Some 11.2 million Americans will be cut off from receiving unemployment benefits by March 14, according to estimates calculated by Andrew Stettner, a senior fellow at the liberal-leaning Century Foundation.

Some 12 million Americans almost faced a similar fate at the end of last year while Democratic and Republican lawmakers finalized a stimulus package that was ultimately signed into law on Dec. 27.

Out-of-work Americans have been receiving unemployment benefits through two CARES Act programs — Pandemic Unemployment Assistance (PUA) program and Pandemic Emergency Unemployment Compensation PEUC).

The PUA program allowed self-employed workers, freelancers, gig workers and independent contractors to collect unemployment benefits. It helps those who have exhausted their state unemployment aid.

In addition to $600 stimulus checks, the package extended PUA and other CARES Act unemployment programs to mid-March, and reinstated enhanced unemployment benefits to $300 extra a week to mid-March.

It’s likely that jobless Americans will continue to receive enhanced unemployment given that it’s included in President Joe Biden’s $1.9-trillion stimulus package proposal, as well as a counter stimulus proposal supported by at least 10 Republican lawmakers.

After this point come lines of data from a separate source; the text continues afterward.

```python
class GraphNetAutoCenter(object):

    def __init__(self, edge_feature_fn=multi_layer_neural_network_fn,
                 aggregation_fn=graph_scatter_max_fn,
                 update_fn=multi_layer_neural_network_fn,
                 auto_offset_fn=multi_layer_neural_network_fn):
        self._aggregation = _aggregation_code(aggregation_fn)
        self._edge_feature_fn = edge_feature_fn
        self._aggregation_fn = aggregation_fn
        self._update_fn = update_fn
        self._auto_offset_fn = auto_offset_fn

    def apply_regular(self, input_vertex_features, input_vertex_coordinates,
                      NOT_USED, edges, edge_MLP_depth_list=None,
                      edge_MLP_normalization_type='fused_BN_center',
                      edge_MLP_activation_type='ReLU',
                      update_MLP_depth_list=None,
                      update_MLP_normalization_type='fused_BN_center',
                      update_MLP_activation_type='ReLU', auto_offset=False,
                      auto_offset_MLP_depth_list=None,
                      auto_offset_MLP_normalization_type='fused_BN_center',
                      auto_offset_MLP_feature_activation_type='ReLU'):
        _check_kinds(edge_MLP_activation_type, edge_MLP_normalization_type)
        _check_kinds(update_MLP_activation_type, update_MLP_normalization_type)
        pend = _take_pending(input_vertex_features)
# ... 20 lines not shown
            fcs = store.mlp(edge_scope, len(edge_widths))
            w1, b1 = fcs[0]
            c = w1.shape[0] - 3
            p_chain = Chain(store, [(w1, b1, w1.shape[1])])
            wq = padded_width(w1.shape[1])
            wx = np.zeros((3, wq), np.float32)
            wx[:, :w1.shape[1]] = w1[c:c + 3]
            wx_dev = torch.from_numpy(wx).to(store._dev())
            if len(fcs) > 1:
                rest = Chain(store, [(w, b, 0) for (w, b) in fcs[1:]])
            else:
                rest = None
            return c, p_chain, wx_dev, rest
        c, p_chain, wx_dev, rest = store.cached(
            ('edge', edge_scope, tuple(edge_widths)), build_edge)
        if rest is None:
            raise NotImplementedError("edge MLP needs at least two layers")
        assert h.shape[1] >= c, "vertex features narrower than edge MLP input"

        scale_k, calibrate = None, False
        if store.edge_scaled and store.inference and rest.n == 1 and \
                store.edge_arith == 'f32' and \
                self._aggregation == _lib.AGG_MAX:
            n_exp = int(e.shape[0])
            if cnt_e is not None and 0 < cnt_e.hint < n_exp:
                n_exp = cnt_e.hint
            applies = ctypes.c_int32(0)
            _lib.check(lib.pgnn_edge_ws_applies(
                rest.array, rest.n, int(rest.k_in), n_exp, st,
                ctypes.byref(applies)), "pgnn_edge_ws_applies")
            if applies.value:
                scale_k = store.edge_scale_exp(edge_scope)
                calibrate = scale_k is None and cnt_k is None
        if scale_k is not None:
            def build_scaled():
                w1, b1 = store.mlp(edge_scope, len(edge_widths))[0]
                s = np.float32(2.0 ** -scale_k)
                wx = np.zeros((3, padded_width(w1.shape[1])), np.float32)
                wx[:, :w1.shape[1]] = w1[c:c + 3] * s
                made = (Chain(store, [(w1 * s, b1 * s, w1.shape[1])]),
                        torch.from_numpy(wx).to(store._dev()))
                torch.cuda.current_stream().synchronize()
                return made
            p_chain, wx_dev = store.cached(
                ('edge_scaled', edge_scope, tuple(edge_widths), scale_k),
                build_scaled)

        off_chain = None
        if auto_offset:
            _check_kinds(auto_offset_MLP_feature_activation_type,
                         auto_offset_MLP_normalization_type)
            off_chain = _relu_chain(store, scope,
                                    list(auto_offset_MLP_depth_list), True)
            assert off_chain.k_in == c, "offset MLP input must be the features"
        wq = int(wx_dev.shape[1])
        q = torch.empty((k, wq), dtype=torch.float32, device=h.device)
        p = torch.empty((k, wq), dtype=torch.float32, device=h.device)
        agg = torch.empty((k, padded_width(rest.n_out)), dtype=torch.float32,
                          device=h.device)
        pre_args = (_lib.ptr(h), h.stride(0), c, _lib.ptr(x),
                    off_chain.array if off_chain is not None else None,
                    off_chain.n if off_chain is not None else 0, p_chain.array,
                    _lib.ptr(wx_dev), k, _lib.ptr(p), _lib.ptr(q), wq,
                    _lib.ptr(agg), agg.stride(0))
        if pend is not None:
            res = pend.residual
            front = (_lib.ptr(pend.x), pend.x.stride(0), pend.nx,
                     pend.chain.array, pend.chain.n, _lib.ptr(res),
                     res.stride(0) if res is not None else 0, _lib.ptr(h),
                     h.stride(0))
            if cnt_k is None:
                rc = lib.pgnn_vertex_update_pre_edge_fwd(
                    *(front + pre_args[2:]), st)
            else:
                rc = lib.pgnn_vertex_update_pre_edge_fwd_dyn(
                    *(front + pre_args[2:]), cnt_k.arg(), st)
            if rc == _lib.E_UNSUPPORTED:
                _flush_pending()
                pend = None
            else:
                _lib.check(rc, "pgnn_vertex_update_pre_edge_fwd")
                _tail_launched()
        if pend is not None:
            pass
        elif cnt_k is None:
            _lib.check(lib.pgnn_vertex_pre_edge_fwd(*pre_args, st),
                       "pgnn_vertex_pre_edge_fwd")
        else:
            _lib.check(lib.pgnn_vertex_pre_edge_fwd_dyn(
                *pre_args, cnt_k.arg(), st), "pgnn_vertex_pre_edge_fwd_dyn")
        if calibrate:
            store.note_edge_range(edge_scope, p, q)
        if EDGE_INPUT_TAP is not None:
            EDGE_INPUT_TAP.append((p, q))
        edge_args = (_lib.ptr(p), _lib.ptr(q), wq, int(rest.k_in), _lib.ptr(e),
                     int(e.shape[0]), k, rest.array, rest.n,
                     _edges_sorted_flag(edges) | 2, _lib.ptr(agg),
                     agg.stride(0), _lib.ptr(_lib.sched_ws(h.device)))
        done = False
        if self._aggregation != _lib.AGG_MAX:
            _aggregate(lib, "edge_mlp_scatter_agg",
                       (rest.array, rest.n, int(rest.k_in)), edge_args,
                       int(e.shape[0]), k, cnt_e, cnt_k, self._aggregation,
                       h.device)
            done = True
        elif store.edge_arith != 'f32' and rest.n == 1:
            done = self._edge_split(lib, store, edge_scope, edge_widths, p, q,
                                    wq, rest, e, k, edges, agg, cnt_e, cnt_k,
                                    st)
        elif scale_k is not None:
            _lib.check(lib.pgnn_edge_mlp_scatter_max_scaled_fwd(
                *edge_args, scale_k, store.edge_scale_status(edge_scope),
                cnt_e.arg() if cnt_e is not None else None,
                cnt_k.arg() if cnt_k is not None else None, st),
                "pgnn_edge_mlp_scatter_max_scaled_fwd")
            done = True
        if done:
            pass
        elif cnt_k is None:
            _lib.check(lib.pgnn_edge_mlp_scatter_max_fwd(*edge_args, st),
                       "pgnn_edge_mlp_scatter_max_fwd")
        else:
            _lib.check(lib.pgnn_edge_mlp_scatter_max_fwd_dyn(
                *edge_args, cnt_e.arg(), cnt_k.arg(), st),
                "pgnn_edge_mlp_scatter_max_fwd_dyn")
        if AGGREGATE_TAP is not None:
            AGGREGATE_TAP.append(agg)
        upd_chain = _relu_chain(store, scope + '/combined_features',
                                list(update_MLP_depth_list), True)
        assert upd_chain.n_out == c, "update MLP must preserve the width"
        if h.shape[1] < padded_width(c):
            hp = torch.zeros((k, padded_width(c)), dtype=torch.float32,
                             device=h.device)
            hp[:, :h.shape[1]] = h
            h = hp
        return _finish_rows(upd_chain, agg, rest.n_out, residual=h,
                            count=cnt_k)


    @staticmethod
    def _edge_split(lib, store, edge_scope, edge_widths, p, q, wq, rest, e, k,
                    edges, agg, cnt_e, cnt_k, st):
        arith = store.edge_arith

        def build():
# ... 188 lines not shown
```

Also see: Here’s what’s in the $600 billion relief plan from 10 Republican senators

Biden’s package calls for increasing the enhanced benefits to $400 per week through September. The Republican proposal calls for keeping the $300 per week through the end of June.

The two proposals differ more significantly when it comes to Pandemic Unemployment Assistance and Pandemic Emergency Unemployment Compensation. Biden’s proposal calls for extending these two programs through September while the $600-billion Republican proposal leaves out these two programs entirely.

But that doesn’t mean Republicans won’t reconsider adding in the two programs, said Ed Mills, Washington policy analyst at Raymond James. “Both sides really know that to get a bipartisan deal there’s going to need to be a compromise.”

Lawmakers understand that “all politics is local,” Mills said. They don’t want to be in the hot seat come mid-March when people are “wondering whether or not the aid that they have depended upon to pay their rent pay for food is going to continue — or if it’s going to expire.”